Sebanyak beberapa klien hadir secara langsung di kantor Bapas untuk memenuhi kewajiban pelaporan rutin mereka. Dalam proses ini, para klien berdialog langsung dengan petugas pembimbing kemasyarakatan guna menyampaikan perkembangan pribadi, aktivitas, serta kendala yang dihadapi selama proses pembinaan di luar lembaga.
Asisten Pembimbing Kemasyarakatan (APK) Pebrianti mengatakan bahwa kegiatan wajib lapor merupakan momen penting untuk membangun komunikasi terbuka antara klien dan petugas.
Baca Juga: Apel Pagi, Kalapas Gunungtua : Untuk Kokohkan Disiplin dan Integritas Pegawai
“Kami tidak hanya mendata, tapi juga memberi motivasi dan arahan agar klien tetap berada pada jalur positif di tengah masyarakat,” ujar Pebrianti.
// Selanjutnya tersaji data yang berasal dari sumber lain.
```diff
@@ -148,6 +172,28 @@
   }
   return VB_OK;
 }
+inline int make_tmap_swz128(CUtensorMap *map, const void *ptr, bool f32, int64_t rows, int64_t cols, int64_t ld,
+                            int box_rows) {
+  EncodeTiledFn enc = get_encode();
+  if (!enc) {
+    set_error("tensor map: cuTensorMapEncodeTiled entry point unavailable");
+    return VB_ERR_CUDA;
+  }
+  const int esz = f32 ? 4 : 2;
+  cuuint64_t dims[2] = {(cuuint64_t)cols, (cuuint64_t)rows};
+  cuuint64_t strides[1] = {(cuuint64_t)(ld * esz)};
+  cuuint32_t box[2] = {(cuuint32_t)(128 / esz), (cuuint32_t)box_rows};
+  cuuint32_t estr[2] = {1, 1};
+  CUresult r = enc(map, f32 ? CU_TENSOR_MAP_DATA_TYPE_FLOAT32 : CU_TENSOR_MAP_DATA_TYPE_BFLOAT16, 2,
+                   const_cast<void *>(ptr), dims, strides, box, estr, CU_TENSOR_MAP_INTERLEAVE_NONE,
+                   CU_TENSOR_MAP_SWIZZLE_128B, CU_TENSOR_MAP_L2_PROMOTION_L2_256B, CU_TENSOR_MAP_FLOAT_OOB_FILL_NONE);
+  if (r != CUDA_SUCCESS) {
+    set_error("tensor map: cuTensorMapEncodeTiled (swizzled output) failed (%d) rows=%lld cols=%lld ld=%lld", (int)r,
+              (long long)rows, (long long)cols, (long long)ld);
+    return VB_ERR_CUDA;
+  }
+  return VB_OK;
+}
 inline int make_tmap(CUtensorMap *map, const void *ptr, int64_t rows, int K, int64_t ld, int box_rows) {
   EncodeTiledFn enc = get_encode();
   if (!enc) {
```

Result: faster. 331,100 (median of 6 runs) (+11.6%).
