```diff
@@ -192,6 +193,23 @@
 int gps_gemm_planes(const void* A_hi, const void* A_lo, int64_t lda, int32_t ta, const void* B_hi, const void* B_lo,
                     int64_t ldb, int32_t tb, float* C, int64_t ldc, void* C_hi, void* C_lo, int64_t ldcp, int64_t M,
                     int64_t N, int64_t K, int32_t splitk, int32_t precision, float* colsum_a, void* stream);
+typedef struct {
+  const float* bias;
+  float* C_pre; int64_t ldpre;
+  int32_t act; int32_t mask_act;
+  const float* mask; int64_t ldmask; int32_t mask_is_post;
+  float p_drop; int32_t site; float p_drop2; int32_t site2;
+  uint64_t seed, offset;
+  const float* R1; int64_t ldr1;
+  const float* R2; int64_t ldr2;
+  double* stats;
+  int32_t cp_hd, cp_hd_pad;
+  const float* bn_z; int64_t bn_ldz; const float* bn_mean; const float* bn_invstd; double* bn_sums;
+} GpsGemmEpilogue;
+int gps_gemm_planes_epilogue(const void* A_hi, const void* A_lo, int64_t lda, int32_t ta, const void* B_hi,
+                             const void* B_lo, int64_t ldb, int32_t tb, float* C, int64_t ldc, void* C_hi, void* C_lo,
+                             int64_t ldcp, int64_t M, int64_t N, int64_t K, int32_t precision,
+                             const GpsGemmEpilogue* epi, void* stream);
 unsigned long long gps_fallback_count(void);
 
 int gps_dropout_mask(float* mask, int64_t rows, int64_t cols, float p, uint64_t seed,
```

Kegiatan hari ini berjalan tertib dan lancar, dengan penerapan prinsip pembinaan yang humanis. Setiap klien diberikan kesempatan untuk menyampaikan harapan serta masukan terhadap program pembimbingan yang dijalani.
Sementara itu, Kepala Bapas Muara Teweh, M. Ading Saidhy, menegaskan bahwa wajib lapor merupakan salah satu instrumen penting dalam proses reintegrasi sosial bagi klien pemasyarakatan.
Baca Juga: Kalapas Amuntai Pimpin Pembukaan Festival Santri At-Taubah Lapas Amuntai
“Kami berkomitmen memberikan pelayanan terbaik. Melalui kegiatan ini, kami ingin memastikan klien benar-benar siap kembali menjalani kehidupan bermasyarakat dengan baik dan bertanggung jawab,” jelas Ading.
Bapas Muara Teweh terus mendorong pendekatan yang berfokus pada pembinaan dan pendampingan secara menyeluruh, agar setiap klien dapat tumbuh menjadi pribadi yang mandiri dan produktif.